── GIVEN RECORDS

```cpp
static thread_local char g_err[512] = "";
void dz_set_error(const char* fmt, ...) {
    va_list ap;
    va_start(ap, fmt);
    vsnprintf(g_err, sizeof(g_err), fmt, ap);
    va_end(ap);
}
extern "C" const char* dz_last_error(void) { return g_err; }
extern "C" int dz_version(void) { return DZ_VERSION; }
extern "C" int dz_abi_struct_sizes(int out[5]) {
    if (!out) return 2;
    out[0] = (int)sizeof(dz_sincnet_weights);
    out[1] = (int)sizeof(dz_seg_weights);
    out[2] = (int)sizeof(dz_emb_weights);
    out[3] = (int)sizeof(dz_ecapa_weights);
    out[4] = (int)sizeof(dz_convgemm_desc);
// ... 916 lines not shown
    DZ_REQUIRE(ctx && d, "dz_k_gemm_split: NULL argument");
    DZ_HIP(hipSetDevice(ctx->device));
    DzRangeScope range_scope(ctx->oflag_dev);
    return dz_launch_gemm_split(*d, (hipStream_t)stream);
}
extern "C" int dz_k_gemm_pre(dz_ctx* ctx, const dz_convgemm_desc* d, void* stream) {
    DZ_REQUIRE(ctx && d, "dz_k_gemm_pre: NULL argument");
    DZ_HIP(hipSetDevice(ctx->device));
    DzRangeScope range_scope(ctx->oflag_dev);
    return dz_launch_gemm_pre(*d, (hipStream_t)stream);
}
#ifdef DZ_EXPERIMENTS
extern "C" int dz_k_gemm_g2(dz_ctx* ctx, const dz_convgemm_desc* d, int row_fragments, void* stream) {
    DZ_REQUIRE(ctx && d, "dz_k_gemm_g2: NULL argument");
    DZ_REQUIRE(d->Wsplit && d->Xsplit && (d->Y || d->Ysplit) && d->B == 1 && d->K == d->Kpad && d->K == d->taps * d->Cin &&
                   d->Cin % 32 == 0 && d->Npad % 128 == 0 && d->pad == 0 && !d->X2 && !d->rowbias && d->ksplit <= 1 &&
                   !d->norm_on_load && d->Tout > 0 && d->Tout == d->Tin - (d->taps - 1) * d->dil && d->ldx % 32 == 0 &&
                   d->xplane % d->ldx == 0 && d->xplane / d->ldx >= d->Tin,
               "dz_k_gemm_g2: the requirements of dz_k_gemm_pre apply");
    DZ_HIP(hipSetDevice(ctx->device));
    DzRangeScope range_scope(ctx->oflag_dev);
    DzConvGemm p = *d;
    if (!p.oflag) p.oflag = ctx->oflag_dev;
    return dz_launch_gemm_g2(p, row_fragments, (hipStream_t)stream);
}
extern "C" int dz_k_gemm_g3(dz_ctx* ctx, const dz_convgemm_desc* d, int row_fragments, void* stream) {
    DZ_REQUIRE(ctx && d, "dz_k_gemm_g3: NULL argument");
    DZ_REQUIRE(d->Wsplit && d->Xsplit && (d->Y || d->Ysplit) && d->B == 1 && d->K == d->Kpad && d->K == d->taps * d->Cin &&
                   d->Cin % 32 == 0 && d->Npad % 128 == 0 && d->pad == 0 && !d->X2 && !d->rowbias && d->ksplit <= 1 &&
                   !d->norm_on_load && d->Tout > 0 && d->Tout == d->Tin - (d->taps - 1) * d->dil && d->ldx % 32 == 0 &&
                   d->xplane % d->ldx == 0 && d->xplane / d->ldx >= d->Tin,
               "dz_k_gemm_g3: the requirements of dz_k_gemm_pre apply");
    DZ_HIP(hipSetDevice(ctx->device));
    DzRangeScope range_scope(ctx->oflag_dev);
    DzConvGemm p = *d;
    if (!p.oflag) p.oflag = ctx->oflag_dev;
    return dz_launch_gemm_g3(p, row_fragments, (hipStream_t)stream);
}
#endif
extern "C" int dz_k_mlp_head(dz_ctx* ctx, const void* xsplit, long long xplane, const void* w0split,
                             const void* w1split, const float* b0, const float* b1, const float* cw,
                             const float* cb, int rows, int frames, int classes, int speakers, int powerset,
                             float gamma, float beta, float* d_seg, float* d_weights, void* stream) {
    DZ_REQUIRE(ctx, "dz_k_mlp_head: NULL argument");
    DZ_HIP(hipSetDevice(ctx->device));
    DzRangeScope range_scope(ctx->oflag_dev);
    DzMlpHead m{};
    m.Xsplit = xsplit; m.xplane = xplane; m.W0split = w0split; m.W1split = w1split;
    m.b0 = b0; m.b1 = b1; m.cw = cw; m.cb = cb;
    m.rows = rows; m.F = frames; m.classes = classes; m.K = speakers; m.powerset = powerset;
    m.gamma = gamma; m.beta = beta; m.seg = d_seg; m.wout = d_weights;
    return dz_launch_mlp_head(m, (hipStream_t)stream);
}
extern "C" int dz_k_seg_head(dz_ctx* ctx, const float* m1, const float* cw, const float* cb, int batch,
                             int frames, int classes, int speakers, int powerset, float* d_seg, float gamma,
                             float beta, int normalize, float* d_weights, void* stream) {
    DZ_REQUIRE(ctx && m1 && cw && cb && d_seg, "dz_k_seg_head: NULL argument");
    DZ_HIP(hipSetDevice(ctx->device));
    return dz_launch_seg_head(m1, cw, cb, batch, frames, classes, speakers, powerset, d_seg, gamma, beta,
                              normalize, d_weights, (hipStream_t)stream);
}
extern "C" int dz_k_conv_pool(dz_ctx* ctx, const dz_convgemm_desc* d, void* stream) {
    DZ_REQUIRE(ctx && d, "dz_k_conv_pool: NULL argument");
    DZ_HIP(hipSetDevice(ctx->device));
    DzRangeScope range_scope(ctx->oflag_dev);
    DZ_REQUIRE(d->Wsplit && (d->Cin == 80 || d->Cin == 64), "dz_k_conv_pool: Wsplit is NULL or Cin is not 80 / 64");
    std::lock_guard<std::mutex> frag_lock(ctx->frag_mu);
    if (!ctx->convp_frag) DZ_HIP(hipMalloc(&ctx->convp_frag, (size_t)dz_conv_pool_wfrag_bytes(80)));
    if (ctx->convp_used && ctx->convp_user != (hipStream_t)stream) DZ_HIP(hipStreamSynchronize(ctx->convp_user));
    ctx->convp_user = (hipStream_t)stream; ctx->convp_used = true;
    int rc;
    if (!(dz_option(DZ_OPT_PACK_CACHE) && ctx->convp_src == d->Wsplit && ctx->convp_cin == d->Cin && ctx->convp_kpad == d->Kpad)) {
        if ((rc = dz_launch_conv_pool_wfrag(d->Cin, d->Wsplit, d->Kpad, ctx->convp_frag, (hipStream_t)stream))) return rc;
        ctx->convp_src = d->Wsplit; ctx->convp_cin = d->Cin; ctx->convp_kpad = d->Kpad;
    }
    return dz_launch_conv_pool(*d, (hipStream_t)stream, ctx->convp_frag);
}
#ifdef DZ_EXPERIMENTS
extern "C" int dz_k_conv_pool_debug(long long* d_stamps) {
    dz_conv_pool_dbg = d_stamps;
    return 0;
}
#endif
extern "C" int dz_k_convgemm_ntile(int t_out) { return dz_convgemm_ntile(t_out); }
extern "C" int dz_k_wave_stats(dz_ctx* ctx, const float* d_wave, long long stride, int batch,
                               int samples, float* d_stats, void* stream) {
    DZ_REQUIRE(ctx && d_stats, "dz_k_wave_stats: NULL argument");
    int rc;
    if ((rc = check_wave("dz_k_wave_stats", d_wave, stride, samples))) return rc;
    DZ_HIP(hipSetDevice(ctx->device));
    float* mom = nullptr;
    DZ_HIP(hipMalloc((void**)&mom, (size_t)batch * 2 * DZ_WS_G * sizeof(float)));
    rc = dz_launch_wave_stats(d_wave, stride, batch, samples, mom, (hipStream_t)stream);
    if (!rc) rc = dz_launch_wave_stats_combine(mom, batch, samples, d_stats, (hipStream_t)stream);
    (void)hipStreamSynchronize((hipStream_t)stream);
    (void)hipFree(mom);
    return rc;
}
extern "C" int dz_k_sinc_conv0(dz_ctx* ctx, const float* d_wave, long long stride, int batch,
                               int samples, const float* d_stats, float gamma, float beta,
                               const float* d_filt, float* d_y0, float* d_partials, void* stream) {
    DZ_REQUIRE(ctx && d_stats && d_filt && d_y0 && d_partials, "dz_k_sinc_conv0: NULL argument");
    int rc;
    if ((rc = check_wave("dz_k_sinc_conv0", d_wave, stride, samples))) return rc;
    const SincGeom g = sinc_geom(samples);
    DZ_REQUIRE(g.P0 > 0, "dz_k_sinc_conv0: %d samples is too short", samples);
// ... 99 lines not shown
```

### diart_amd/csrc/dz_common.h

```cpp
#pragma once
#include <hip/hip_runtime.h>
#include <hip/hip_ext.h>
#include <stdint.h>
#include <stddef.h>
#include <mutex>
#include "../../include/diart_amd.h"

#ifdef DZ_EXPERIMENTS
#include <stdlib.h>
static inline const char* dz_exp_env(const char* name) { return getenv(name); }
#else
#define dz_exp_env(name) ((const char*)nullptr)
#endif
enum { DZ_OPT_F32_GEMM = 0, DZ_OPT_POOL_FUSE, DZ_OPT_PACK_CACHE, DZ_OPT_COUNT };
int dz_option(int id);

typedef float f32x4 __attribute__((ext_vector_type(4)));
typedef float f32x2 __attribute__((ext_vector_type(2)));

#define DZ_MFMA(a, b, c) __builtin_amdgcn_mfma_f32_16x16x4f32((a), (b), (c), 0, 0, 0)

#define DZ_LEAKY_SLOPE 0.01f

struct DzAttrOnce {
// ... 329 lines not shown
        } else if (best > K) {
            int idx = best - K - 1;
            for (int i = 0; i < K && a < 0; ++i) {
                const int cnt = K - 1 - i;
                if (idx < cnt) {
                    a = i;
                    b2 = i + 1 + idx;
                } else {
                    idx -= cnt;
                }
            }
        }
        for (int k = 0; k < K; ++k) s[k] = (k == a || k == b2) ? 1.f : 0.f;
    } else {
        for (int k = 0; k < K; ++k) s[k] = 1.f / (1.f + expf(-lg[k]));
    }
}
__device__ __forceinline__ float dz_vad_frame(const float* s, int K) {
    float m = s[0];
    for (int k = 1; k < K; ++k) m = (s[k] > m || s[k] != s[k]) ? s[k] : m;
    return m;
}
__device__ __forceinline__ void dz_osp_frame(const float* s, int K, float gamma, float beta, float* w) {
    float e[8], m = -INFINITY;
    for (int k = 0; k < K; ++k) m = fmaxf(m, beta * s[k]);
    float sum = 0.f;
    for (int k = 0; k < K; ++k) {
        e[k] = expf(beta * s[k] - m);
        sum += e[k];
    }
    for (int k = 0; k < K; ++k) {
        const float pr = e[k] / sum;
        float wv = dz_powg(s[k], gamma) * dz_powg(pr, gamma);
        if (wv < 1e-8f) wv = 1e-8f;
        w[k] = wv;
    }
}

int dz_launch_seg_head(const float* m1, const float* cw, const float* cb, int B, int F, int classes, int K,
                       int powerset, float* seg, float gamma, float beta, int normalize, float* wout,
                       hipStream_t st, const float* wave_mom = nullptr, float* vad = nullptr);
struct DzMlpHead {
    const void* Xsplit;
    long long xplane;
    const void *W0split, *W1split;
    const float *b0, *b1, *cw, *cb;
    int rows, F, classes, K, powerset;
    float gamma, beta;
    float* seg;
    float* wout;
    int* oflag;
    const float* wave_mom;
    float* vad;
};
int dz_launch_mlp_head(const DzMlpHead& p, hipStream_t st);
int dz_launch_l2norm(float* x, int rows, int dim, float norm, hipStream_t st);
int dz_launch_splitk_finish(const float* parts, int nsplit, long long stride, int rows, int dim,
                            int normalize, float* out, hipStream_t st, const float* wave_mom = nullptr,
                            int rows_per_x = 1);
int dz_launch_powerset(const float* logp, int rows, int classes, int speakers, float* out,
                       hipStream_t st);
int dz_launch_cdist(const float* emb, const double* centers, int n, int k, int g, int dim,
                    double* out, hipStream_t st);
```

────

_WORK INSTRUCTION_
Filter the entries above down to the lines that contain "normalize".

_RESPONSE TO THIS TASK_
                             float beta, int normalize, float* d_weights, void* stream) {
                              normalize, d_weights, (hipStream_t)stream);
                       int powerset, float* seg, float gamma, float beta, int normalize, float* wout,
                            int normalize, float* out, hipStream_t st, const float* wave_mom = nullptr,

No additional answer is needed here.